Table 1. Characteristics of each energy storage system.

Energy Storage Systems	Energy Density	Power Density	Cycle Life	Response Time	Cost
Chemical battery	high	low	short	medium	low
Sodium-Sulphur(Nas) Battery	medium	low	short	slow	medium
flywheel	low	high	long	fast	high
suppercapacitor	low	high	long	fast	medium
SMES	medium	high	long	fast	high

[10], the battery and supercapacitor are two different energy storages which have complemented characteristics. The combination of these energy storages are expected to relieve the battery charging/discharging stress, to improve the lifespan of the battery storage and to enhance the system efficiency.

In conventional power system, the synchronous generator plays a major rule as the electricity source. It could damp the effect of dynamic load transition and disturbance with the inherent droop control and inertia control. Hence, the system stability is maintained. Inspired by the synchronous generator dynamic behavior, an idea to add inertia artificially to the inverter-based generator has been emerged. The artificial inertia can be obtained by using energy storage-release/absorb characteristic together with the power electronic inverter/converter and the proper control mechanism in a system, so-called, Virtual Synchronous Generator (VSG). Since the VSG is expected to solve the major issues (low-inertia) in the microgrid, this relatively new scheme gains great attention and attracts many researchers from both universities and industries, and numerous scientific outcomes have been published recently [11,12,13,14]. Novel control for VSG based on algebraic with a minimal number of the parameter was introduced in [15] to suppress the fluctuation of frequency and voltage. As the designed parameters of the VSG is a challenging task, the authors [16,17,18] presented the method for tuning the parameters (J and D) of the VSG to improve the dynamic response of the system and to attenuate the frequency fluctuation. However, in those paper, the value of J and D are adapted based on the predefined criteria. The optimized method that could determine the optimum value of J and D is not investigated. In [19,20], the authors aim to improve the performance of the VSG that is simply implemented by the ideal DC voltage source connected to the inverter. All the control parts in the VSG such as inertia and speed governor, are realized by controlling the ideal DC voltage source which is obviously different from the VSG definition. In the real case, ESS is an inevitable part for the VSG to imitate the mechanical rotational energy of the synchronous generator. The VSG control strategy based on a HESS was presented in [21], but it does not take into account the continuously rapid changes in power demand or load transition. Therefore, it is difficult to evaluate the performance of the proposed VSG.

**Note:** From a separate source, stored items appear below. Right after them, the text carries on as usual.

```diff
@@ -347,6 +348,19 @@
 }
 
 template <int LPR>
+__global__ __launch_bounds__(256) void emb_bwd_dups_apply_kernel(BwdSortedArgs a, drrs::TnRsApply ap, int grid_d) {
+    const int bid = blockIdx.x;
+    if (bid < grid_d)
+        emb_bwd_dups_body<LPR, false>(bid, grid_d, a.rows, a.slots, a.n, a.dup_heads, a.dup_count, a.F, a.D, a.num_rows, a.grad, a.ld,
+                                      a.concat, a.ldc, a.sum_x, a.d_fm_logit, a.slot_lin, a.scale, a.table, a.lin_w, AdamArgs{}, a.x_sorted,
+                                      a.det != 0, a.amax);
+    else if (bid == grid_d) {
+        if (a.lin_bias != nullptr && a.d_fm_logit != nullptr) dr_block_sum_axpy(a.d_fm_logit, a.B, a.scale, a.lin_bias);
+    } else
+        drrs::tn_rs_reduce_ride(ap, bid - grid_d - 1, (int)gridDim.x - grid_d - 1, threadIdx.x);
+}
+
+template <int LPR>
 __global__ __launch_bounds__(256) void emb_bwd_hot_apply_kernel(BwdSortedArgs a) {
     constexpr int NS = DR_WAVE / LPR;
     const int lane = threadIdx.x & 63, grp = lane / LPR, sub = lane % LPR;
@@ -451,7 +465,7 @@
                            int64_t ld_grad, const float* concat, int64_t ld_concat, const float* sum_x,
                            const float* d_fm_logit, const float* slot_lin_grad, float scale, float* dst_table,
                            float* dst_lin, float* dst_bias, const AdamArgs* adam, float* x_sorted, dr_stream_t stream,
-                           int parts, const float* lin_old_t, uint32_t* table_amax) {
+                           int parts, const float* lin_old_t, uint32_t* table_amax, const drrs::TnRsApply* apply = nullptr) {
     if (B < 0 || F <= 0 || F > 64 || D < 4 || D > 256 || (D & 3) || num_rows <= 0) return DR_EINVAL;
     const int64_t n = B * F;
     if (n == 0) return DR_OK;
@@ -480,13 +494,17 @@
 #else
     constexpr int K4_U_OVERRIDE = 0;
 #endif
+    const int nlb = apply != nullptr ? drrs::tn_rs_reduce_blocks(apply->F, apply->N, apply->vec) : 0;
+    const int riders = nlb < 1024 ? nlb : 1024;
 #define LAUNCH(L, ADAM_)                                                                                              \
-    {                                                                                                                 \
+    { if (apply != nullptr) {                                                                                         \
+        hipLaunchKernelGGL((emb_bwd_dups_apply_kernel<L>), dim3(grid_d + 1 + riders), dim3(256), 0, dr_s(stream), ba, *apply, grid_d);     \
+    } else {                                                                                                          \
         constexpr int NS_ = 64 / L;                                                                                   \
         constexpr int U_ = K4_U_OVERRIDE > 0 ? K4_U_OVERRIDE : (NS_ >= 16 ? 2 : 4);                                   \
         hipLaunchKernelGGL((emb_bwd_sorted_kernel<L, U_, ADAM_>), dim3(grid_d + ((parts & 8) ? 1 : grid_u)), dim3(256), 0, dr_s(stream), ba, ad,    \
                            grid_d);                                                                                   \
-    }
+    } }
 #define CALL(L)                                                                                                       \
     if (adam != nullptr) LAUNCH(L, true) else LAUNCH(L, false)
     if (parts & 1)
@@ -532,6 +550,27 @@
     return bwd_sorted_impl(ids, row_base, sorted_rows, sorted_slots, unique_flags, dup_heads, dup_count, B, F, D, num_rows,
                            grad, ld_grad, concat, ld_concat, sum_x, d_fm_logit, slot_lin_grad, scale, dst_table, dst_lin,
                            dst_bias, nullptr, x_sorted, stream, parts, lin_old_t, table_amax);
+}
+
+extern "C" int dr_emb_pool_bwd_dups_apply(const int64_t* ids, const int64_t* row_base, const int64_t* sorted_rows,
+                                          const int32_t* sorted_slots, const uint8_t* unique_flags, const int32_t* dup_heads,
+                                          const int32_t* dup_count, int64_t B, int32_t F, int32_t D, int64_t num_rows, const float* grad,
+                                          int64_t ld_grad, const float* sum_x, const float* d_fm_logit, float scale, float* dst_table,
+                                          float* dst_lin, float* dst_bias, float* x_sorted, const float* lin_old_t, int32_t parts,
+                                          uint32_t* table_amax, void* wg_workspace, int64_t wg_workspace_bytes, int64_t wg_R, int32_t wg_F,
+                                          int32_t wg_N, int32_t wg_h2, float wg_scale, float* dstW, int64_t ld_w, float* dstb,
+                                          dr_stream_t stream) {
+    if (parts != 9 && parts != 11) return DR_EINVAL;
+    if (wg_R <= 0 || wg_F <= 0 || wg_N <= 0 || !wg_workspace || !dstW || ld_w < wg_N) return DR_EINVAL;
+    if (wg_workspace_bytes < dr_bf3_wgrad_workspace_bytes(wg_R, wg_F, wg_N)) return DR_EINVAL;
+    if (B <= 0) return DR_EINVAL;
+    int split, Fp, Np;
+    int64_t per;
+    drrs::tn_rs_plan(wg_R, wg_F, wg_N, split, per, Fp, Np);
+    const drrs::TnRsApply ap = drrs::tn_rs_apply_of(wg_workspace, split, wg_F, wg_N, Fp, Np, wg_h2 != 0, wg_scale, dstW, ld_w, dstb);
+    return bwd_sorted_impl(ids, row_base, sorted_rows, sorted_slots, unique_flags, dup_heads, dup_count, B, F, D, num_rows, grad, ld_grad,
+                           nullptr, 0, sum_x, d_fm_logit, nullptr, scale, dst_table, dst_lin, dst_bias, nullptr, x_sorted, stream, parts,
+                           lin_old_t, table_amax, &ap);
 }
 
 namespace {
diff --git a/deep_recommenders_amd/csrc/tn_rs_reduce.h b/deep_recommenders_amd/csrc/tn_rs_reduce.h
--- /dev/null
+++ b/deep_recommenders_amd/csrc/tn_rs_reduce.h
@@ -0,0 +1,92 @@
+#pragma once
+#include "rs_args.h"
+
+namespace drrs {
+
+constexpr int TN_RS_HDR_WORDS = 4;
+constexpr int TN_RS_RED_THREADS = 256;
+
+struct TnRsApply {
+    const float* partial; const float* colsum;
+    const uint32_t* hdr;
+    int32_t split, F, N, Fp, Np;
+    float scale;
+    float* dst; int64_t ld; float* dstb;
+    int32_t vec;
+};
+
+__host__ __device__ inline int tn_rs_reduce_blocks(int F, int N, int vec) {
+    const int w = vec ? (N + 3) / 4 : N;
+    return (int)(((int64_t)F * w + TN_RS_RED_THREADS - 1) / TN_RS_RED_THREADS);
+}
+
+template <int V>
+__device__ __forceinline__ void tn_rs_reduce_block(const TnRsApply& a, int lb, int tid) {
+    typedef float vec_t __attribute__((ext_vector_type(V)));
+    const int w = (a.N + V - 1) / V;
+    const int64_t t = (int64_t)lb * TN_RS_RED_THREADS + tid;
+    const int f = (int)(t / w);
+    const int n = (int)(t - (int64_t)f * w) * V;
+    if (f >= a.F) return;
+    const int split = a.split, N = a.N, Np = a.Np;
+    const int64_t ps = (int64_t)a.Fp * Np;
+    float wscale = a.scale;
+    if (a.hdr != nullptr) {
+        float sx, ix, sy, iy;
+        h2_scale_of(a.hdr[0], sx, ix);
+        h2_scale_of(a.hdr[1], sy, iy);
+        wscale = a.scale * (ix * iy);
+    }
+    auto sum_slices = [&](const float* p, int64_t stride) -> vec_t {
+        vec_t acc = 0.f;
+        int s = 0;
+        for (; s + 8 <= split; s += 8) {
+            vec_t v[8];
+#pragma unroll
+            for (int u = 0; u < 8; ++u) v[u] = *reinterpret_cast<const vec_t*>(p + (s + u) * stride);
+#pragma unroll
+            for (int u = 0; u < 8; ++u) acc += v[u];
+        }
+        for (; s < split; ++s) acc += *reinterpret_cast<const vec_t*>(p + s * stride);
+        return acc;
+    };
+    const vec_t acc = sum_slices(a.partial + (int64_t)f * Np + n, ps);
+    float* d = a.dst + (int64_t)f * a.ld + n;
+    if (V == 1 || n + V <= N) {
+        vec_t o = *reinterpret_cast<vec_t*>(d);
+#pragma unroll
+        for (int c = 0; c < V; ++c) o[c] = fmaf(wscale, acc[c], o[c]);
+        *reinterpret_cast<vec_t*>(d) = o;
+    } else {
+#pragma unroll
+        for (int c = 0; c < V; ++c)
+            if (n + c < N) d[c] = fmaf(wscale, acc[c], d[c]);
+    }
+    if (f == 0 && a.colsum != nullptr && a.dstb != nullptr) {
+        const vec_t cacc = sum_slices(a.colsum + n, Np);
+#pragma unroll
+        for (int c = 0; c < V; ++c)
+            if (n + c < N) a.dstb[n + c] = fmaf(a.scale, cacc[c], a.dstb[n + c]);
+    }
+}
+
+__device__ __forceinline__ void tn_rs_reduce_ride(const TnRsApply& a, int rider, int nriders, int tid) {
+    const int nlb = tn_rs_reduce_blocks(a.F, a.N, a.vec);
+    for (int lb = rider; lb < nlb; lb += nriders) {
+        if (a.vec) tn_rs_reduce_block<4>(a, lb, tid);
+        else tn_rs_reduce_block<1>(a, lb, tid);
+    }
+}
+
+inline TnRsApply tn_rs_apply_of(void* workspace, int split, int32_t F, int32_t N, int Fp, int Np, bool h2, float scale, float* dst,
+                                int64_t ld, float* dstb) {
+    float* partial = static_cast<float*>(workspace);
+    float* colsum = partial + (int64_t)split * Fp * Np;
+    const uint32_t* hdr = reinterpret_cast<const uint32_t*>(colsum + (int64_t)split * Np);
+    const bool vec = ((reinterpret_cast<uintptr_t>(partial) | reinterpret_cast<uintptr_t>(dst)) & 15) == 0 && (ld & 3) == 0;
+    return TnRsApply{partial, dstb != nullptr ? colsum : nullptr, h2 ? hdr : nullptr, split, F, N, Fp, Np, scale, dst, ld, dstb, vec ? 1 : 0};
+}
+
+void tn_rs_plan(int64_t R, int32_t F, int32_t N, int& split, int64_t& per, int& Fp, int& Np);
+
+}
diff --git a/deep_recommenders_amd/engine.py b/deep_recommenders_amd/engine.py
--- a/deep_recommenders_amd/engine.py
+++ b/deep_recommenders_amd/engine.py
@@ -192,6 +192,8 @@
         self.overlap_dw = _ov == "1"
         if self.overlap_dw:
             self.no_concat = False
+        self.fold_reduces = (os.environ.get("DR_FOLD_REDUCES", "1") != "0" and self.tail_in_fwd and self.fuse_k4 and self.h2
+                             and optimizer == "sgd" and not self.overlap_dw and not self.reduce_side)
         self.concurrent = {}
         if self.overlap_dw:
             k4 = "emb_pool_bwd_adam" if optimizer == "adam" else "emb_pool_bwd"
@@ -365,10 +367,11 @@
             self.ev_small.record(self.side)
         self._small_pending = True
 
-    def _wgrad(self, i, x, dy, sc, dstW, dstb):
+    def _wgrad(self, i, x, dy, sc, dstW, dstb, main_only=False):
         if i == 0 and self.h2:
             ops.h2_wgrad_emb(self._ids_t[self.cur], self.row_base, self.table, self.tab_amax, self.dense_pad, self.dense_amax, dy,
-                             self.dh0_amax, sc, dstW, dstb, workspace=self.wg_ws[0], parts=1 if self._wgrad_reduce_deferred(i) else 3)
+                             self.dh0_amax, sc, dstW, dstb, workspace=self.wg_ws[0],
+                             parts=1 if (main_only or self._wgrad_reduce_deferred(i)) else 3)
         elif i == 0 and self.no_concat:
             ops.bf3_wgrad_emb(self._ids_t[self.cur], self.row_base, self.table, self.dense_pad, dy, sc, dstW, dstb,
                               workspace=self.wg_ws[0], parts=1 if self._wgrad_reduce_deferred(i) else 3)
@@ -657,18 +660,24 @@
     def _backward_l0_fused_k4(self, x, dy, sc, dstW, dstb, fl):
         lr = self.lr
         torch.cuda.current_stream().wait_event(self.ev_sorted)
-        self._k("linear_bwd_dw_L0", "mfma", fl, lambda: self._wgrad(0, x, dy, sc, dstW, dstb))
+        fold = self.fold_reduces
+        self._k("linear_bwd_dw_L0", "mfma", fl, lambda: self._wgrad(0, x, dy, sc, dstW, dstb, main_only=fold))
         w_old = self.wplanes[0].w
         early = self._early_issued
-        rs = self.side_r if early else self.side
-        self._refresh_stream = rs
-        self.ev_dw_done.record()
-        with torch.cuda.stream(rs):
-            rs.wait_event(self.ev_dw_done)
-            self.wplanes[0].refresh()
-            self.ev_planes.record(rs)
-        self._planes_pending = True
-        self._planes_pending_l0 = True
+        rs = self.side_r if (early or fold) else self.side
+
+        def refresh_planes_behind():
+            self._refresh_stream = rs
+            self.ev_dw_done.record()
+            with torch.cuda.stream(rs):
+                rs.wait_event(self.ev_dw_done)
+                self.wplanes[0].refresh()
+                self.ev_planes.record(rs)
+            self._planes_pending = True
+            self._planes_pending_l0 = True
+
+        if not fold:
+            refresh_planes_behind()
         mark = self._prefetch_mark()
         if early:
             self._prefetch_issue(mark)
@@ -681,7 +690,14 @@
         k4 = lambda parts: ops.emb_pool_bwd_sorted(self.ids, self.row_base, self.plan, self.D, self.R, self.d_concat, self.d_logit, -lr,
                                                    self.table, self.lin_w, self.lin_bias, sum_x=self.sum_x, x_sorted=self.x_sorted,
                                                    parts=parts | 8, lin_old_t=self.lin_old_t, table_amax=self.tab_amax)
-        self._k("emb_pool_bwd_dups", "hbm", 0, lambda: k4(1))
+        if fold:
+            self._k("emb_pool_bwd_dups", "hbm", 0,
+                    lambda: ops.emb_pool_bwd_dups_apply(self.ids, self.row_base, self.plan, self.D, self.R, self.d_concat, self.d_logit, -lr,
+                                                        self.table, self.lin_w, self.lin_bias, self.sum_x, self.x_sorted, self.lin_old_t,
+                                                        self.tab_amax, self.wg_ws[0], self.B, sc, dstW, dstb, wg_h2=True, parts=1))
+            refresh_planes_behind()
+        else:
+            self._k("emb_pool_bwd_dups", "hbm", 0, lambda: k4(1))
         self._k("emb_hot_rows_apply", "hbm", 0, lambda: k4(2))
         if not early:
             self._prefetch_issue(mark)
diff --git a/deep_recommenders_amd/ops.py b/deep_recommenders_amd/ops.py
--- a/deep_recommenders_amd/ops.py
+++ b/deep_recommenders_amd/ops.py
@@ -571,6 +571,21 @@
                                        ptr(sum_x), ptr(d_fm_logit), ptr(slot_lin_grad), float(scale), ptr(dst_table), ptr(dst_lin),
                                        ptr(dst_bias), ptr(x_sorted), ptr(lin_old_t), int(parts), ptr(table_amax), stream_ptr()),
           "dr_emb_pool_bwd_sorted")
+
+
+def emb_pool_bwd_dups_apply(ids, row_base, plan, D, num_rows, grad, d_fm_logit, scale, dst_table, dst_lin, dst_bias, sum_x, x_sorted,
+                            lin_old_t, table_amax, wg_workspace, wg_R, wg_scale, dstW, dstb=None, wg_h2=True, parts=1):
+    ids = _c(ids, torch.int64)
+    B, F = ids.shape
+    wg_F, wg_N = dstW.shape
+    assert grad.stride(1) == 1 and dstW.stride(1) == 1
+    assert lin_old_t is None or (lin_old_t.shape == (F, B) and lin_old_t.is_contiguous() and lin_old_t.dtype == torch.float32)
+    check(lib().dr_emb_pool_bwd_dups_apply(ptr(ids), ptr(row_base), ptr(plan.rows), ptr(plan.slots), ptr(plan.flags), ptr(plan.dup_heads),
+                                           ptr(plan.dup_count), B, F, D, int(num_rows), ptr(grad), grad.stride(0), ptr(sum_x),
+                                           ptr(d_fm_logit), float(scale), ptr(dst_table), ptr(dst_lin), ptr(dst_bias), ptr(x_sorted),
+                                           ptr(lin_old_t), int(parts) | 8, ptr(table_amax), ptr(wg_workspace), wg_workspace.numel() * 4,
+                                           int(wg_R), wg_F, wg_N, 1 if wg_h2 else 0, float(wg_scale), ptr(dstW), dstW.stride(0), ptr(dstb),
+                                           stream_ptr()), "dr_emb_pool_bwd_dups_apply")
 
 
 def h2_dgrad_emb_sgd(dy, dy_amax, w: "H2Planes", ids_t, plan, row_base, table, lin_w, lin_old_t, sum_x, d_fm_logit, scale, d_concat,
diff --git a/include/dr_hotpath.h b/include/dr_hotpath.h
--- a/include/dr_hotpath.h
+++ b/include/dr_hotpath.h
@@ -315,6 +315,13 @@
                     const uint32_t* table_amax, const float* dense_pad, const uint32_t* dense_amax, const float* dy, int64_t ld_dy,
                     const uint32_t* dy_amax, int32_t F, int32_t N, float scale, float* dstW, int64_t ld_w, float* dstb, void* workspace,
                     int64_t workspace_bytes, int32_t parts, dr_stream_t stream);
+int dr_emb_pool_bwd_dups_apply(const int64_t* ids, const int64_t* row_base, const int64_t* sorted_rows, const int32_t* sorted_slots,
+                               const uint8_t* unique_flags, const int32_t* dup_heads, const int32_t* dup_count, int64_t B, int32_t F,
+                               int32_t D, int64_t num_rows, const float* grad, int64_t ld_grad, const float* sum_x,
+                               const float* d_fm_logit, float scale, float* dst_table, float* dst_lin, float* dst_bias, float* x_sorted,
+                               const float* lin_old_t, int32_t parts, uint32_t* table_amax, void* wg_workspace,
+                               int64_t wg_workspace_bytes, int64_t wg_R, int32_t wg_F, int32_t wg_N, int32_t wg_h2, float wg_scale,
+                               float* dstW, int64_t ld_w, float* dstb, dr_stream_t stream);
 
 
 int dr_cin_fwd(const float* x0, const float* x, int64_t B, int32_t H0, int32_t Hk, int32_t D, const float* W,
```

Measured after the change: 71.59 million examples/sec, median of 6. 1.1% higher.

Although numerous VSG researches have been conducted to solve the challenging issue in the microgrid recently, the majority focuses on the improvement of the system stability. Hence, what remains unclear is how the VSG benefit when it deploys to mitigate the intermittent nature of PV and wind turbine. To tackle the frequency deviation which mainly results from the strong variation of PV output power as well as to bridge the gap in the literature, in this paper, the VSG based on battery/supercapacitor hybrid energy storage system is proposed. The supercapacitor is responsible for the high-frequency power variation while the battery corresponds to the low-frequency power variation. The novelty of this study introduces the new power allocation method for HESS and its combination with the adaptive VSG algorithm based on BSA to improve the frequency deviation suppression capability. The remaining part of the article organizes as follows. In Section 2, the method for power allocation of HESS is presented. The VSG control and the parameter tuning based on BSA are described in Section 3. The results and discussion are demonstrated in Section 4. The paper is concluded in Section 5.

2. Power Allocation and Control for HESS

In this research, the complementarity of the two types of ESS (battery & supercapacitor) is to utilize the distinct advantages of multiple heterogeneous energy storage technologies and to hide their drawbacks instead of relying on a single type of energy storage technology. The applications of the battery with high energy capacity are in long-term and large-volume energy storage that requires high energy density, and sustained charge/discharge. The applications of the supercapacitor which has high power capacity are in periodic high-power output and frequently charge/discharge that require high power density, short response time, and long lifespan. Two methods, to allocate the power between battery and supercapacitor, are discussed in this section. The first method, called Method#1, was introduced by Hazra et al. [22] and the second method, also known as Method#2, is proposed by the author. In Method#1, two low-pass filters are used to separate the power for battery and supercapacitor as shown in Figure 1. Figure 2 is the smoothed power waveform based on Methode#1.

The power reference for supercapacitor ($P_{sc\_ref}$) and battery ($P_{bat\_ref}$) are obtained through Equation (1).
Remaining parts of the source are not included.